Zwischen Schubladendenken und Hellseherei

In den letzten 7 Jahren habe ich ca. 400 Menschen in Kletterkursen und -trainings begleitet. Die meisten davon Kinder/Jugendliche aber auch nicht wenige Erwachsene. Viele tausend Trainingsstunden habe ich in den letzten Jahren gegeben. Nach ein paar Jahren fielen mir zunehmend einzelne ähnliche Klettertypen unter den zu Trainierenden auf (z.B. Eindrehtyp). Ein Typ ist durch besondere Auffälligkeiten geprägt, die sein Klettern zum Guten wie zum Schlechten prägen.  Als ich mich mit den Klettertypen intensiver befasste, stellte ich fest, dass diese „Typen“ oft auch andere Ähnlichkeiten aufwiesen (z.B. Eingangssportarten, Bewegungsstil, Kraftniveau, Morphologie etc.), manche sogar z.B. beruflich ähnlich aufgestellt waren, mit der allentscheidenden Sicherheitstechnik ähnlich umgingen etc.  Ich entdeckte weitere Kennzeichen von Klettertypen und begann die Typen genauer zu analysieren. Ich lernte in fast unveränderbare (z.B. morphologische) und veränderbare (z.B. Techniken) Fakten, die einen Klettertypen kennzeichnen, zu unterscheiden.Viel Mühe gab ich mir bei der Ursachenforschung, die einen Klettertyp bedingt. Dabei halfen mir besonders Techniken des Coaching, die ich in meiner B-Trainerausbildung 2006 gelernt hatte. Insbesondere bei der Ursachenforschung kam ich auf immer detailliertere Zusammenhänge, warum ein Kletterer bestimmte Typmerkmale erfüllt und wie diese möglichst schnell (innerhalb von Minuten) möglichst eindeutig zu ermitteln sind. Ich begann mir zunehmend einen (heimlichen) Spaß daraus zu machen, die „Trainingsinteressenten“ schon beim ersten Gespräch am Telefon (ohne diese zu sehen) oder beim ersten Kontakt im Klettergarten (ohne diese je beim Klettern beobachtet zu haben) einem bestimmten Klettertyp probeweise zuzuordnen. Ich war sehr erstaunt, wie oft ich richtig lag. Ich erkannte, dass sich bestimmte Klettertypen eher gegenüberstehen und damit ergänzen. Andere Typen sind nah beisammen und weisen fließende Übergänge auf. Ich entdeckte mit der Zeit zunehmend, worin die jeweiligen Schwächen und Stärken (z.B. Taktik, Psyche, Kondition etc.) der unterschiedlichen Typen lagen und woran die jeweiligen Typen arbeiten könnten um sich zu verbessern (natürlich abhängig von ihrer Zielvorstellung).
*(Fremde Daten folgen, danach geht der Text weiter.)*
diff --git a/text-to-speech-tts-onnx_amd/csrc/f5_kernels.h b/text-to-speech-tts-onnx_amd/csrc/f5_kernels.h
--- a/text-to-speech-tts-onnx_amd/csrc/f5_kernels.h
+++ b/text-to-speech-tts-onnx_amd/csrc/f5_kernels.h
@@ -35,6 +35,23 @@
 void launch_zero_pad_rows(void* x, long row_bytes, int items, int N, const int* len, int per, hipStream_t s);
 void launch_sum_parts(const float* in, float* out, long rows, int M, int parts, hipStream_t s);
 
+void launch_x_planes(float* noise, const float* pred, void* planes, int U, int N, int M, int xk, int parts, float cfg, const float* dt,
+                     int k, const int* len, int* sat, hipStream_t s);
+size_t seam_wout_bytes(int M, int D);
+void seam_split_wout(const float* w, void* frag, int M, int D, int* sat, hipStream_t s);
+bool step_seam_supported(int D, int M);
+struct StepSeam {
+    const float* x = nullptr;
+    const float* scale = nullptr; const float* shift = nullptr; float eps = 1e-6f;
+    const void* wfrag = nullptr; const float* bias = nullptr;
+    int U = 0, N = 0, D = 0, M = 0;
+    float* pred = nullptr;
+    float* noise = nullptr; float cfg = 0.f; const float* dt = nullptr; int k = 0; const int* len = nullptr;
+    void* planes = nullptr; int xk = 0;
+    int* sat = nullptr;
+};
+void launch_step_seam(const StepSeam& a, hipStream_t s);
+
 struct AttnKvLayout {
     int kv_planes = 0;
     long k_ld = 0;
diff --git a/text-to-speech-tts-onnx_amd/csrc/f5_kernels.hip b/text-to-speech-tts-onnx_amd/csrc/f5_kernels.hip
--- a/text-to-speech-tts-onnx_amd/csrc/f5_kernels.hip
+++ b/text-to-speech-tts-onnx_amd/csrc/f5_kernels.hip
@@ -2,6 +2,7 @@
 #include "wave_reduce.h"
 #include "common.h"
 #include "f5_kernels.h"
+#include "mfma.h"
 #include "x3_split.h"
 
 namespace mi {
@@ -661,4 +662,251 @@
     MI_HIP(hipGetLastError());
 }
 
-}
+__global__ __launch_bounds__(256) void f5_x_planes_kernel(float* __restrict__ noise, const float* __restrict__ pred,
+                                                          unsigned char* __restrict__ planes, long total, int N, int M, int s8n, int parts,
+                                                          float cfg, const float* __restrict__ dt, int k, const int* __restrict__ len,
+                                                          int* __restrict__ satp) {
+    const long idx = (long)blockIdx.x * 256 + threadIdx.x;
+    if (idx >= total) return;
+    const long un = idx / s8n;
+    const int s8 = (int)(idx - un * s8n);
+    const long u = un / N, n = un - u * N;
+    const long NM = (long)N * M;
+    const bool dead = len && n >= len[u];
+    float v[8];
+#pragma unroll
+    for (int j = 0; j < 8; ++j) {
+        const int m = s8 * 8 + j;
+        float x = 0.f;
+        if (m < M) {
+            const long i = un * M + m;
+            x = noise[i];
+            if (pred) {
+                if (dead) x = 0.f;
+                else {
+                    const float* c = pred + ((2 * u) * NM + n * M) * parts + m;
+                    const float* un_ = c + NM * parts;
+                    float pc = c[0], pu = un_[0];
+                    for (int q = 1; q < parts; ++q) { pc += c[(long)q * M]; pu += un_[(long)q * M]; }
+                    x += (pc + (pc - pu) * cfg) * dt[k];
+                }
+                noise[i] = x;
+            }
+        }
+        v[j] = x;
+    }
+    u32x4 pl[2];
+    unsigned sat = 0;
+    xnp_split8_sat<2>(v, pl, sat);
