SIGNATURES = {
    "zs_abi_version": (_c_int, []),
    "zs_last_error": (ctypes.c_char_p, []),
    "zs_chamfer_forward": (_c_int, [_c_void_p, _c_void_p, _c_int, _c_int, _c_int,
                                    _c_void_p, _c_void_p, _c_void_p, _c_void_p, _c_void_p]),
    "zs_chamfer_workspace_bytes": (_c_size_t, [_c_int, _c_int, _c_int]),
    "zs_chamfer_forward_ws": (_c_int, [_c_void_p, _c_void_p, _c_int, _c_int, _c_int,
                                       _c_void_p, _c_void_p, _c_void_p, _c_void_p, _c_void_p, _c_size_t,
                                       _c_void_p]),
    "zs_chamfer_backward": (_c_int, [_c_void_p, _c_void_p, _c_int, _c_int, _c_int,
                                     _c_void_p, _c_void_p, _c_void_p, _c_void_p,
                                     _c_void_p, _c_void_p, _c_void_p]),
    "zs_sdf_program_bytes": (_c_size_t, []),
    "zs_sdf_prologue_scratch_bytes": (_c_size_t, []),
    "zs_sdf_workspace_bytes": (_c_size_t, []),
    "zs_sdf_attn_scratch_bytes": (_c_size_t, [_c_int, _c_int]),
    "zs_sdf_prologue": (_c_int, [_c_void_p, _c_size_t, _c_void_p, _c_void_p, _c_int,
                                 _c_void_p, _c_void_p]),
    "zs_sdf_prologue_ex": (_c_int, [_c_void_p, _c_size_t, _c_void_p, _c_void_p, _c_int,
                                    _c_void_p, _c_int, _c_void_p]),
    "zs_sdf_verdict_stats": (_c_int, [_c_void_p, _c_void_p, _c_int, _c_int, _c_float, _c_float, _c_float, _c_void_p, _c_void_p,
                                      _c_void_p]),
    "zs_sdf_query_points": (_c_int, [_c_void_p, _c_size_t, _c_int, _c_void_p, _c_int,
                                     _c_void_p, _c_void_p, _c_void_p, _c_void_p, _c_void_p]),
    "zs_sdf_query_grid": (_c_int, [_c_void_p, _c_size_t, _c_int, _c_void_p, _c_int, _c_int,
                                   _c_int, _c_int, _c_void_p, _c_void_p, _c_void_p, _c_void_p]),
    "zs_sdf_grid_attn_zmean_scratch_bytes": (_c_size_t, [_c_int, _c_int, _c_int, _c_size_t]),
    "zs_sdf_grid_attn_zmean_chunk": (_c_int, [_c_int, _c_int, _c_int, _c_size_t, ctypes.POINTER(_c_int),
                                              ctypes.POINTER(_c_int)]),
    "zs_sdf_grid_attn_zmean": (_c_int, [_c_void_p, _c_size_t, _c_int, _c_void_p, _c_int, _c_void_p, _c_int, _c_void_p,
                                        _c_void_p, _c_void_p, _c_size_t, _c_void_p]),
    "zs_attn_frames": (_c_int, [_c_void_p, _c_int, _c_int, _c_void_p, _c_int, _c_void_p, _c_int, _c_int, _c_void_p, _c_int,
                                _c_void_p, _c_void_p]),
    "zs_sdf_split_programs": (_c_int, [_c_void_p, _c_size_t, _c_void_p, _c_size_t, _c_int, _c_void_p]),
    "zs_sdf_block0_tables": (_c_int, [_c_void_p, _c_size_t, _c_int, _c_void_p, _c_void_p]),
    "zs_sdf_query_points_split": (_c_int, [_c_void_p, _c_size_t, _c_int, _c_void_p, _c_int,
                                           _c_void_p, _c_void_p, _c_void_p, _c_void_p]),
    "zs_sdf_query_grid_split": (_c_int, [_c_void_p, _c_size_t, _c_int, _c_void_p, _c_int, _c_int,
                                         _c_int, _c_int, _c_void_p, _c_void_p, _c_void_p, _c_void_p]),
    "zs_sdf_query_grid_range": (_c_int, [_c_void_p, _c_size_t, _c_int, _c_void_p, _c_int, ctypes.c_longlong,
                                         ctypes.c_longlong, _c_int, _c_void_p, _c_void_p, _c_void_p, _c_void_p]),
    "zs_sdf_query_grid_range_split": (_c_int, [_c_void_p, _c_size_t, _c_int, _c_void_p, _c_int,
                                               ctypes.c_longlong, ctypes.c_longlong, _c_int, _c_void_p,
                                               _c_void_p, _c_void_p, _c_void_p]),
    "zs_erode_mask": (_c_int, [_c_void_p, _c_int, _c_int, _c_int, _c_int, _c_void_p, _c_void_p]),
    "zs_bf_grid_bytes": (_c_size_t, []),
    "zs_bf_scratch_bytes": (_c_size_t, []),
    "zs_bf_lower_bounds": (_c_int, [_c_void_p, _c_int, _c_void_p, _c_int, _c_void_p, _c_int, _c_void_p,
                                    _c_void_p, _c_void_p, _c_void_p, _c_void_p]),
    "zs_pose_max_batch": (_c_int, []),
    "zs_pose_scratch_bytes": (_c_size_t, [_c_int, _c_int, _c_int]),
    "zs_pose_best_bytes": (_c_size_t, []),
    "zs_pose_best_init": (_c_int, [_c_void_p, _c_void_p]),
    "zs_pose_search_batch": (_c_int, [_c_void_p, _c_int, _c_void_p, _c_int, _c_void_p, _c_void_p, _c_int, _c_int,
                                      _c_void_p, _c_void_p, _c_void_p, _c_void_p, _c_void_p]),
    "zs_pose_grid_bytes": (_c_size_t, [_c_int, _c_int, _c_int]),
    "zs_pose_gt_grid": (_c_int, [_c_void_p, _c_int, _c_void_p, _c_void_p]),
    "zs_pose_search_batch_grid": (_c_int, [_c_void_p, _c_int, _c_void_p, _c_int, _c_void_p, _c_void_p, _c_int, _c_int,
                                           _c_void_p, _c_void_p, _c_void_p, _c_void_p, _c_void_p, _c_void_p, _c_void_p]),
    "zs_morton_scratch_bytes": (_c_size_t, [_c_int]),
    "zs_morton_sort": (_c_int, [_c_void_p, _c_int, _c_void_p, _c_void_p, _c_void_p, _c_int, _c_void_p, _c_void_p]),
    "zs_str_scratch_bytes": (_c_size_t, [_c_int]),
    "zs_str_sort": (_c_int, [_c_void_p, _c_int, _c_void_p, _c_void_p, _c_void_p, _c_void_p]),
    "zs_pose_pack_bytes": (_c_size_t, [_c_int]),
    "zs_pose_pack": (_c_int, [_c_void_p, _c_int, _c_void_p, _c_void_p]),
    "zs_pose_sorted_scratch_bytes": (_c_size_t, [_c_int, _c_int, _c_int]),
    "zs_pose_search_batch_sorted": (_c_int, [_c_void_p, _c_void_p, _c_int, _c_void_p, _c_void_p, _c_int, _c_void_p,
                                             _c_void_p, _c_int, _c_int, _c_void_p, _c_void_p, _c_void_p, _c_void_p,
                                             _c_int, _c_void_p]),
    "zs_pose_apply": (_c_int, [_c_void_p, _c_int, _c_void_p, _c_void_p, _c_void_p, _c_void_p, _c_void_p]),
    "zs_standardize_pc": (_c_int, [_c_void_p, _c_int, _c_int, _c_void_p, _c_void_p]),
    "zs_icp_scratch_bytes": (_c_size_t, [_c_int]),
    "zs_icp_step": (_c_int, [_c_void_p, _c_int, _c_void_p, _c_int, _c_void_p, _c_int, _c_void_p, _c_void_p, _c_void_p]),
    "zs_normalize_pc": (_c_int, [_c_void_p, _c_int, _c_int, _c_void_p, _c_void_p, _c_void_p]),
    "zs_fscore": (_c_int, [_c_void_p, _c_int, _c_void_p, _c_int, _c_int, _c_void_p, _c_int, _c_void_p, _c_void_p]),
    "zs_mc_scratch_bytes": (_c_size_t, [_c_int]),
    "zs_mesh_sample_scratch_doubles": (_c_size_t, [_c_int]),
    "zs_mc_count": (_c_int, [_c_void_p, _c_int, ctypes.c_float, _c_void_p, _c_void_p, _c_void_p, _c_void_p]),
    "zs_mc_emit": (_c_int, [_c_void_p, _c_int, ctypes.c_float, _c_void_p, _c_int, _c_void_p, _c_void_p,
                            ctypes.c_float, ctypes.c_float, _c_void_p, _c_int, _c_void_p]),
    "zs_mesh_sample": (_c_int, [_c_void_p, _c_int, _c_int, ctypes.c_uint64, _c_void_p, _c_void_p, _c_void_p]),
    "zs_mesh_stats_scratch_bytes": (_c_size_t, [_c_int]),
    "zs_mesh_stats": (_c_int, [_c_void_p, _c_int, _c_void_p, _c_void_p, _c_void_p]),
    "zs_render_zbuffer_bytes": (_c_size_t, [_c_int, _c_int, _c_int]),
    "zs_render_frames": (_c_int, [_c_void_p, _c_int, ctypes.POINTER(_c_float), _c_void_p, _c_int, _c_int, _c_int, _c_float,
                                  _c_float, ctypes.POINTER(_c_float), _c_void_p, _c_void_p, _c_void_p, _c_void_p, _c_void_p]),
    "zs_intr_param2mtx": (_c_int, [_c_void_p, _c_int, _c_int, _c_int, _c_void_p, _c_void_p]),
    "zs_unproj_depth": (_c_int, [_c_void_p, _c_void_p, _c_int, _c_int, _c_int, _c_void_p, _c_void_p]),
    "zs_valid_norm_fac": (_c_int, [_c_void_p, _c_void_p, _c_int, _c_int, _c_void_p, _c_void_p, _c_void_p]),
    "zs_masked_resample": (_c_int, [_c_void_p, _c_void_p, _c_int, _c_int, _c_int, _c_int, _c_int, _c_int,
                                    ctypes.c_float, _c_void_p, _c_void_p, _c_void_p]),
    "zs_seen_surface": (_c_int, [_c_void_p, _c_void_p, _c_void_p, _c_int, _c_int, _c_int, _c_int, _c_int,
                                 _c_void_p, _c_void_p, _c_void_p, _c_void_p, _c_void_p, _c_void_p]),
    "zs_seen_surface_workspace_bytes": (_c_size_t, [_c_int]),
    "zs_seen_surface_ws": (_c_int, [_c_void_p, _c_void_p, _c_void_p, _c_int, _c_int, _c_int, _c_int, _c_int,
                                    _c_void_p, _c_void_p, _c_void_p, _c_void_p, _c_void_p, _c_void_p, _c_void_p]),
    "zs_depth_metrics": (_c_int, [_c_void_p, _c_void_p, _c_void_p, _c_int, _c_int, _c_int, ctypes.c_float,
                                  ctypes.POINTER(ctypes.c_float), _c_int, _c_void_p, _c_void_p, _c_void_p,
                                  _c_void_p]),
    "zs_conv2d_packed_floats": (_c_size_t, [_c_int, _c_int, _c_int, _c_int]),
    "zs_conv2d_presplit_weight": (_c_int, [_c_void_p, _c_void_p, _c_int, _c_int, _c_int, _c_int, _c_void_p]),
    "zs_conv2d_nhwc": (_c_int, [_c_void_p] * 7 + [_c_int] * 13 + [ctypes.c_float, ctypes.c_float, _c_int,
                                                                  _c_void_p]),
    "zs_conv2d_splitk_workspace_bytes": (_c_size_t, []),
    "zs_conv2d_presplit_weight_multi": (_c_int, [_c_void_p] * 4 + [_c_int, ctypes.c_ulonglong, _c_void_p]),
    "zs_conv3x3_tail_nhwc": (_c_int, [_c_void_p] * 5 + [_c_int] * 7 + [_c_void_p, _c_void_p, _c_int, _c_void_p]),
    "zs_conv2d_nhwc_ws": (_c_int, [_c_void_p] * 7 + [_c_int] * 13 + [ctypes.c_float, ctypes.c_float, _c_int,
                                                                     _c_void_p, _c_void_p]),
    "zs_conv2d_nhwc_fused": (_c_int, [_c_void_p] * 7 + [_c_int] * 13 + [ctypes.c_float, ctypes.c_float, _c_int,
                                                                        _c_void_p, _c_void_p, _c_void_p]),
    "zs_conv2d_fused_cols": (_c_int, [_c_int, _c_int]),
    "zs_conv2d_k16_ok": (_c_int, [_c_int] * 7),
    "zs_gn_relu_max_pool_nhwc": (_c_int, [_c_void_p, _c_void_p, _c_int] + [_c_void_p] * 4 + [_c_int] * 10 + [ctypes.c_float, _c_void_p]),
    "zs_group_norm_apply_stats": (_c_int, [_c_void_p, _c_void_p, _c_int] + [_c_void_p] * 4 + [_c_int] + [_c_void_p] * 3 +
                                  [_c_int, _c_int, _c_int, ctypes.c_float, _c_int, _c_void_p]),
    "zs_group_norm_nhwc": (_c_int, [_c_void_p] * 5 + [_c_int, _c_int, _c_int, _c_int, ctypes.c_float, _c_int,
                                                      _c_void_p]),
    "zs_group_norm_workspace_bytes": (_c_size_t, [_c_int, _c_int, _c_int, _c_int]),
    "zs_group_norm_nhwc_ws": (_c_int, [_c_void_p] * 5 + [_c_int, _c_int, _c_int, _c_int, ctypes.c_float, _c_int,
                                       _c_void_p, _c_void_p]),
    "zs_layer_norm": (_c_int, [_c_void_p] * 4 + [_c_int, _c_int, ctypes.c_float, _c_void_p]),
    "zs_attention": (_c_int, [_c_void_p, _c_void_p, _c_int, _c_int, _c_int, _c_int, _c_void_p]),
    "zs_attention_split": (_c_int, [_c_void_p, _c_void_p, _c_int, _c_int, _c_int, _c_int, _c_void_p]),
    "zs_max_pool_nhwc": (_c_int, [_c_void_p, _c_void_p] + [_c_int] * 10 + [_c_void_p]),
    "zs_global_mean_nhwc": (_c_int, [_c_void_p, _c_void_p, _c_int, _c_int, _c_int, _c_void_p]),
    "zs_upsample2x_nhwc": (_c_int, [_c_void_p, _c_void_p, _c_int, _c_int, _c_int, _c_int, _c_void_p]),
    "zs_nchw_to_nhwc": (_c_int, [_c_void_p, _c_void_p, _c_void_p, _c_int, _c_int, _c_int, _c_int, _c_void_p]),
    "zs_window_tokens": (_c_int, [_c_void_p] * 6 + [_c_int] * 5 + [_c_void_p]),
    "zs_nhwc_to_nchw": (_c_int, [_c_void_p, _c_void_p, _c_int, _c_int, _c_int, _c_void_p]),
    "zs_assemble_tokens": (_c_int, [_c_void_p] * 4 + [_c_int, _c_int, _c_int, _c_void_p]),
    "zs_readout_concat": (_c_int, [_c_void_p, _c_void_p, _c_int, _c_int, _c_int, _c_void_p]),
    "zs_pack_conv_weight": (_c_int, [_c_void_p, _c_void_p] + [_c_int] * 7 + [_c_void_p]),
    "zs_pack_chunk_elems": (_c_int, []),
    "zs_pack_entry_chunks": (_c_int, [_c_int] * 6),
    "zs_pack_conv_weight_multi": (_c_int, [_c_void_p, _c_void_p, _c_void_p, _c_int, _c_void_p]),
    "zs_pack_entry_inline_split": (_c_int, [_c_int] * 4),
    "zs_pack_conv_weight_multi_split": (_c_int, [_c_void_p, _c_void_p, _c_void_p, _c_int, _c_void_p, _c_int, _c_void_p]),
    "zs_conv2d_wgrad_workspace_bytes": (_c_size_t, [_c_int] * 7),
    "zs_conv2d_wgrad": (_c_int, [_c_void_p] * 5 + [_c_int] * 13 + [_c_float, _c_float] + [_c_int] * 4 + [_c_void_p]),
    "zs_conv2d_dgrad_small_cin": (_c_int, [_c_void_p] * 3 + [_c_int] * 15 + [_c_float, _c_void_p]),
    "zs_standardize_weight": (_c_int, [_c_void_p, _c_void_p, _c_int, _c_int, _c_float, _c_void_p]),
    "zs_standardize_weight_multi": (_c_int, [_c_void_p, _c_void_p, _c_int, _c_int, _c_void_p]),
    "zs_standardize_weight_bwd": (_c_int, [_c_void_p, _c_void_p, _c_void_p, _c_int, _c_int, _c_float, _c_void_p]),
    "zs_act_forward": (_c_int, [_c_void_p, _c_void_p, _c_size_t, _c_int, _c_float, _c_void_p]),
    "zs_act_backward": (_c_int, [_c_void_p, _c_void_p, _c_void_p, _c_size_t, _c_int, _c_float, _c_void_p]),
    "zs_posenc3d": (_c_int, [_c_void_p, _c_size_t, _c_int, _c_void_p, _c_int, _c_void_p]),
    "zs_add_scaled_rows": (_c_int, [_c_void_p] * 4 + [_c_int, _c_size_t, _c_void_p]),
    "zs_column_sum_workspace_bytes": (_c_size_t, [_c_int, _c_int]),
    "zs_column_sum": (_c_int, [_c_void_p, _c_void_p, _c_int, _c_int, _c_float, _c_void_p, _c_void_p]),
    "zs_layer_norm_bwd_workspace_bytes": (_c_size_t, [_c_int, _c_int]),
    "zs_layer_norm_bwd": (_c_int, [_c_void_p] * 6 + [_c_int, _c_int, _c_float, _c_void_p, _c_void_p]),
    "zs_layer_norm_bwd_add": (_c_int, [_c_void_p] * 7 + [_c_int, _c_int, _c_float, _c_void_p, _c_void_p]),
    "zs_attention_bwd_workspace_bytes": (_c_size_t, [_c_int, _c_int, _c_int]),
    "zs_attention_bwd": (_c_int, [_c_void_p] * 4 + [_c_int] * 4 + [_c_void_p]),
    "zs_point_attention": (_c_int, [_c_void_p] * 3 + [_c_int] * 5 + [_c_void_p]),
    "zs_point_attention_probs": (_c_int, [_c_void_p, _c_void_p, _c_void_p, _c_int, _c_int, _c_int, _c_int, _c_int, _c_float, _c_int,
                                          _c_void_p]),
    "zs_point_attention_bwd_workspace_bytes": (_c_size_t, [_c_int] * 4),
    "zs_point_attention_bwd": (_c_int, [_c_void_p] * 5 + [_c_int, _c_void_p] + [_c_int] * 5 + [_c_void_p]),
    "zs_bce_logits_workspace_bytes": (_c_size_t, [_c_size_t]),
    "zs_bce_logits": (_c_int, [_c_void_p, _c_void_p, _c_size_t, _c_float, _c_float, _c_void_p, _c_void_p,
                               _c_void_p]),
    "zs_bce_logits_bwd": (_c_int, [_c_void_p, _c_void_p, _c_size_t, _c_float, _c_float, _c_void_p, _c_void_p,
                                   _c_void_p]),
    "zs_midas_loss_workspace_bytes": (_c_size_t, [_c_int]),
    "zs_midas_loss": (_c_int, [_c_void_p] * 3 + [_c_int] * 3 + [_c_float, _c_int, _c_int, _c_void_p, _c_void_p, _c_void_p]),
    "zs_midas_loss_bwd": (_c_int, [_c_void_p] * 3 + [_c_int] * 3 + [_c_float, _c_int, _c_int, _c_void_p, _c_void_p,
                                                                    _c_void_p, _c_void_p]),
    "zs_intr_loss": (_c_int, [_c_void_p] * 3 + [_c_size_t, _c_void_p, _c_void_p]),
    "zs_intr_loss_bwd": (_c_int, [_c_void_p] * 3 + [_c_size_t] + [_c_void_p] * 4),
    "zs_multi_tensor_chunk_elems": (_c_int, []),
    "zs_adamw_multi": (_c_int, [_c_void_p, _c_void_p, _c_void_p, _c_int, _c_float, _c_float, _c_float, _c_int,
                                _c_void_p, _c_void_p, _c_void_p]),
    "zs_copy_multi": (_c_int, [_c_void_p, _c_void_p, _c_void_p, _c_int, _c_float, _c_void_p]),
    "zs_sumsq_multi": (_c_int, [_c_void_p, _c_void_p, _c_void_p, _c_int, _c_void_p, _c_void_p, _c_void_p]),
    "zs_batch_norm_workspace_bytes": (_c_size_t, [_c_int, _c_int]),
    "zs_batch_norm_train": (_c_int, [_c_void_p] * 9 + [_c_int, _c_int, _c_float, _c_float, _c_int, _c_void_p,
                                                       _c_void_p]),
    "zs_batch_norm_bwd": (_c_int, [_c_void_p] * 10 + [_c_int, _c_int, _c_void_p, _c_void_p]),
    "zs_group_norm_bwd_workspace_bytes": (_c_size_t, [_c_int, _c_int]),
    "zs_group_norm_bwd": (_c_int, [_c_void_p] * 8 + [_c_int, _c_int, _c_int, _c_int, _c_float, _c_void_p, _c_void_p]),
    "zs_max_pool_bwd_nhwc": (_c_int, [_c_void_p] * 3 + [_c_int] * 10 + [_c_void_p]),
    "zs_global_mean_bwd_nhwc": (_c_int, [_c_void_p, _c_void_p, _c_int, _c_int, _c_int, _c_void_p]),
    "zs_upsample2x_bwd_nhwc": (_c_int, [_c_void_p, _c_void_p, _c_int, _c_int, _c_int, _c_int, _c_void_p]),
    "zs_nhwc_to_nchw_masked": (_c_int, [_c_void_p, _c_void_p, _c_void_p, _c_int, _c_int, _c_int, _c_int, _c_void_p]),
    "zs_seen_surface_bwd": (_c_int, [_c_void_p] * 7 + [_c_int, _c_int, _c_int, _c_void_p, _c_void_p, _c_void_p]),
    "zs_intr_param2mtx_bwd": (_c_int, [_c_void_p, _c_void_p, _c_int, _c_int, _c_int, _c_void_p, _c_void_p]),
    "zs_window_tokens_bwd": (_c_int, [_c_void_p] * 5 + [_c_int] * 5 + [_c_void_p]),
    "zs_coord_dsp2_bwd": (_c_int, [_c_void_p] * 4 + [_c_int] * 3 + [_c_void_p]),
    "zs_transform_points": (_c_int, [_c_void_p] * 5 + [_c_int, _c_int, _c_void_p]),
    "zs_resize_bilinear_nhwc": (_c_int, [_c_void_p, _c_void_p] + [_c_int] * 6 + [_c_void_p]),
    "zs_readout_concat_bwd": (_c_int, [_c_void_p, _c_void_p, _c_int, _c_int, _c_int, _c_void_p]),
}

Bisweilen wiesen die Kletterer, die ich kennenlernte ein oder mehrere Auffälligkeiten auf, die aus ihrem Typmuster ausscherten. Da ich ein sehr wissensdurstiger Mensch bin, befasste ich mich bevorzugt mit Auffälligkeiten die ich nicht zuordnen konnte. Dabei kam ich zu meiner Überraschung auf Folgendes:

  1. Ich entdeckte einen sog. „versteckten“ Mangel bei dem Kletterer. Der versteckte Mangel konnte ein Hinweis sein, wo am effektivsten angesetzt werden kann.
  2. Ich entdeckte einen Mangel in meinem Wissensschatz, der mich in meiner Typanalyse und zugleich auch in meinem Wissen zu meinem eigenen Klettern weiterbrachte.

Die Reaktionen, die ich auf meine Typanalysen bisher erfahren habe, lassen sich zwischen Ablehnung („Schubladendenken, du bist nicht mehr offen“) und Überhöhung („Hellseherei, wie konntest du das wissen?“) einordnen.

Meine Ansicht ist, dass ich mich ziemlich in der Mitte zwischen diesen beiden Polen bewege. Mittels Erfahrungen und selbstkritischer Reflektion habe ich eine nützliche Methodik entwickelt, um mich und andere systematisch erfolgreich zu trainieren.